◆ What this task involves:
Each line of the listing that contains "fmaxf" should be found and copied.

+ + + + +

# apache/incubator-predictionio

Measured on NVIDIA H100. Metric: ALS iterations/sec, higher is better.
Workload: dtype f32

## Files before the change

### incubator-predictionio_b200/csrc/als_pair_kernel.cuh

```cuda
#pragma once
#include <cuda_fp16.h>
#include <cuda_runtime.h>
#include <stdint.h>

#include "als_kernels.cuh"
#include "als_lockstep.cuh"

namespace pio {
namespace pr {

constexpr int KP = 64;
constexpr int CH = 8;
constexpr int RSTR = KP;
constexpr int NSTAGE = 4;
constexpr int STAGE = CH * RSTR;
constexpr int NTILE = 20;
using LL = LsLayout<KP>;
constexpr int SLOT_STRIDE = LL::STRIDE;
constexpr int VSTR = 80;
constexpr int PART_FLOATS = LL::SIZE + KP;
static_assert(NSTAGE * STAGE <= SLOT_STRIDE, "the staging ring lives in the second slot");
static_assert(NSTAGE % 2 == 0, "a loop step consumes two stages");
constexpr int W_BVEC = 2 * SLOT_STRIDE;
constexpr int W_COL = W_BVEC + 2 * VSTR;
constexpr int W_MVAL = W_COL + 2 * VSTR;
constexpr int W_FLOATS = W_MVAL + NSTAGE * CH + 8;
constexpr size_t smem_bytes(int warps) { return sizeof(float) * (size_t)W_FLOATS * warps; }

__device__ __forceinline__ int split_exponent(float vmax) {
  if (!(vmax > 0.f)) return 0;
  if (isinf(vmax)) return -63;
  int x;
  frexpf(vmax, &x);
  const int e = 15 - x;
  return e < -63 ? -63 : e > 63 ? 63 : e;
}
__device__ __forceinline__ float pow2f(int e) { return __int_as_float((127 + e) << 23); }

__global__ void __launch_bounds__(256) abs_max_kernel(const float* __restrict__ x, long long n, unsigned* out) {
  float m = 0.f;
  const long long stride = (long long)gridDim.x * blockDim.x;
  const long long i0 = (long long)blockIdx.x * blockDim.x + threadIdx.x;
  long long tail = 0;
  if ((reinterpret_cast<uintptr_t>(x) & 15) == 0) {
    const long long n4 = n >> 2;
    for (long long i = i0; i < n4; i += stride) {
      const float4 v = __ldg(reinterpret_cast<const float4*>(x) + i);
      m = fmaxf(m, fmaxf(fmaxf(fabsf(v.x), fabsf(v.y)), fmaxf(fabsf(v.z), fabsf(v.w))));
    }
    tail = 4 * n4;
  }
  for (long long i = tail + i0; i < n; i += stride) m = fmaxf(m, fabsf(__ldg(x + i)));
#pragma unroll
  for (int o = 16; o > 0; o >>= 1) m = fmaxf(m, __shfl_xor_sync(0xffffffffu, m, o));
  if ((threadIdx.x & 31) == 0) atomicMax(out, __float_as_uint(m));
}

__device__ __forceinline__ uint64_t pack2(uint32_t x, uint32_t y) {
  uint64_t r;
  asm("mov.b64 %0, {%1, %2};" : "=l"(r) : "r"(x), "r"(y));
  return r;
}
__device__ __forceinline__ void mma_f16_p(float (&d)[4], const uint32_t (&a)[4], uint64_t b) {
  asm volatile(
      "{\n .reg .b32 b0, b1;\n mov.b64 {b0, b1}, %8;\n"
      "mma.sync.aligned.m16n8k16.row.col.f32.f16.f16.f32 {%0,%1,%2,%3}, {%4,%5,%6,%7}, {b0,b1}, {%0,%1,%2,%3};\n}\n"
      : "+f"(d[0]), "+f"(d[1]), "+f"(d[2]), "+f"(d[3])
      : "r"(a[0]), "r"(a[1]), "r"(a[2]), "r"(a[3]), "l"(b));
}
__device__ __forceinline__ void mma_f16_zp(float (&d)[4], const uint32_t (&a)[4], uint64_t b) {
  asm volatile(
      "{\n .reg .b32 b0, b1;\n mov.b64 {b0, b1}, %4;\n"
      "mma.sync.aligned.m16n8k16.row.col.f32.f16.f16.f32 {%0,%1,%2,%3}, {%5,%6,%7,%8}, {b0,b1}, {%9,%9,%9,%9};\n}\n"
      : "=f"(d[0]), "=f"(d[1]), "=f"(d[2]), "=f"(d[3])
      : "l"(b), "r"(a[0]), "r"(a[1]), "r"(a[2]), "r"(a[3]), "f"(0.f));
}

__device__ __forceinline__ void split2(float a, float b, uint32_t& hi, uint32_t& lo) {
  const __half2 h = __floats2half2_rn(a, b);
  const float2 hf = __half22float2(h);
  const __half2 l = __floats2half2_rn(__fsub_rn(a, hf.x), __fsub_rn(b, hf.y));
  hi = *reinterpret_cast<const uint32_t*>(&h);
  lo = *reinterpret_cast<const uint32_t*>(&l);
}

template <bool IMPLICIT>
__device__ __forceinline__ void accumulate_row(const SolveParams& p, long long beg, long long end, float s, float unscale,
                                               const float* __restrict__ yty, float* ring, float* mval, float* slot,
                                               float* bv) {
  const int lane = threadIdx.x & 31;
  const int g = lane >> 2, t = lane & 3;
  const int nchunks = 2 * (int)((end - beg + 2 * CH - 1) / (2 * CH));
  const int prow = lane >> 4, psl = lane & 15;

  int nidx;
  float nval;
  auto prefetch_meta = [&](int c) {
    const long long e = beg + (long long)c * CH + (lane & 15);
    nidx = (c < nchunks && e < end) ? __ldg(p.idx + e) : -1;
    nval = (lane < 2 * CH && c < nchunks && e < end) ? __ldg(p.val + e) : 0.f;
  };
  auto issue = [&](int c) {
    if (c < nchunks) {
#pragma unroll
      for (int h = 0; h < 2; ++h) {
        float* sbuf = ring + ((c + h) % NSTAGE) * STAGE;
#pragma unroll
        for (int j = 0; j < 4; ++j) {
          const int r = 2 * j + prow;
          const int src = __shfl_sync(0xffffffffu, nidx, CH * h + r);
          float4* d4 = reinterpret_cast<float4*>(sbuf + r * RSTR + ((psl * 4) ^ (8 * r)));
          if (src >= 0) cp_async16(d4, p.src + (size_t)src * KP + psl * 4);
          else *d4 = make_float4(0.f, 0.f, 0.f, 0.f);
        }
      }
      if (lane < 2 * CH) mval[(c % NSTAGE) * CH + lane] = nval;
    }
    cp_async_commit();
  };

  float acc[NTILE][4];
#pragma unroll
  for (int i = 0; i < NTILE; ++i)
#pragma unroll
    for (int e = 0; e < 4; ++e) acc[i][e] = 0.f;
  float pb[4][2];
#pragma unroll
  for (int i = 0; i < 4; ++i) pb[i][0] = pb[i][1] = 0.f;

  int xo[4];
#pragma unroll
  for (int q = 0; q < 4; ++q) xo[q] = g + 8 * (q ^ t);

  prefetch_meta(0);
  issue(0);
  prefetch_meta(2);

#pragma unroll 1
  for (int c = 0; c < nchunks; c += 2) {
    cp_async_wait<0>();
    __syncwarp();
    issue(c + 2);
    prefetch_meta(c + 4);
    const float* XA = ring + (c % NSTAGE) * STAGE + t * RSTR;
    const float* XB = XA + STAGE;
    const float* mv = mval + (c % NSTAGE) * CH;
    float wb[4], sc[4];
    {
      const float r[4] = {mv[t], mv[t + 4], mv[CH + t], mv[CH + t + 4]};
#pragma unroll
      for (int q = 0; q < 4; ++q) {
        wb[q] = r[q];
        sc[q] = s;
        if (IMPLICIT) {
          const float c1 = p.alpha * fabsf(r[q]);
          sc[q] = __fmul_rn(sqrtf(c1), s);
          wb[q] = r[q] > 0.f ? 1.f + c1 : 0.f;
        }
      }
    }
    uint32_t hi[4][4], lo[4][4];
#pragma unroll
    for (int i = 0; i < 4; ++i) {
#pragma unroll
      for (int e = 0; e < 2; ++e) {
        const int q = 2 * i + e;
        const int c0 = xo[q & 3] + 32 * (q >> 2), c4 = 4 * RSTR + xo[q & 3] + 32 * (1 - (q >> 2));
        const float a0 = XA[c0], a4 = XA[c4], b0 = XB[c0], b4 = XB[c4];
        pb[i][e] = fmaf(wb[0], a0, pb[i][e]);
        pb[i][e] = fmaf(wb[1], a4, pb[i][e]);
        pb[i][e] = fmaf(wb[2], b0, pb[i][e]);
        pb[i][e] = fmaf(wb[3], b4, pb[i][e]);
        split2(__fmul_rn(a0, sc[0]), __fmul_rn(a4, sc[1]), hi[i][e], lo[i][e]);
        split2(__fmul_rn(b0, sc[2]), __fmul_rn(b4, sc[3]), hi[i][e + 2], lo[i][e + 2]);
      }
    }
#pragma unroll
    for (int j = 0; j < 8; ++j) {
      const int bi = j >> 1, be = j & 1;
      const uint64_t bh = pack2(hi[bi][be], hi[bi][be + 2]), bl = pack2(lo[bi][be], lo[bi][be + 2]);
#pragma unroll
      for (int i = bi; i < 4; ++i) {
        const int tile = i * (i + 1) + j;
        float d[4];
        mma_f16_zp(d, lo[i], bh);
        mma_f16_p(d, hi[i], bl);
        mma_f16_p(d, hi[i], bh);
        acc[tile][0] += d[0];
        acc[tile][1] += d[1];
        acc[tile][2] += d[2];
        acc[tile][3] += d[3];
      }
    }
  }
  cp_async_wait<0>();
  __syncwarp();
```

+ + + + +

◆ Solution to the exercise:
      m = fmaxf(m, fmaxf(fmaxf(fabsf(v.x), fabsf(v.y)), fmaxf(fabsf(v.z), fabsf(v.w))));
  for (long long i = tail + i0; i < n; i += stride) m = fmaxf(m, fabsf(__ldg(x + i)));
  for (int o = 16; o > 0; o >>= 1) m = fmaxf(m, __shfl_xor_sync(0xffffffffu, m, o));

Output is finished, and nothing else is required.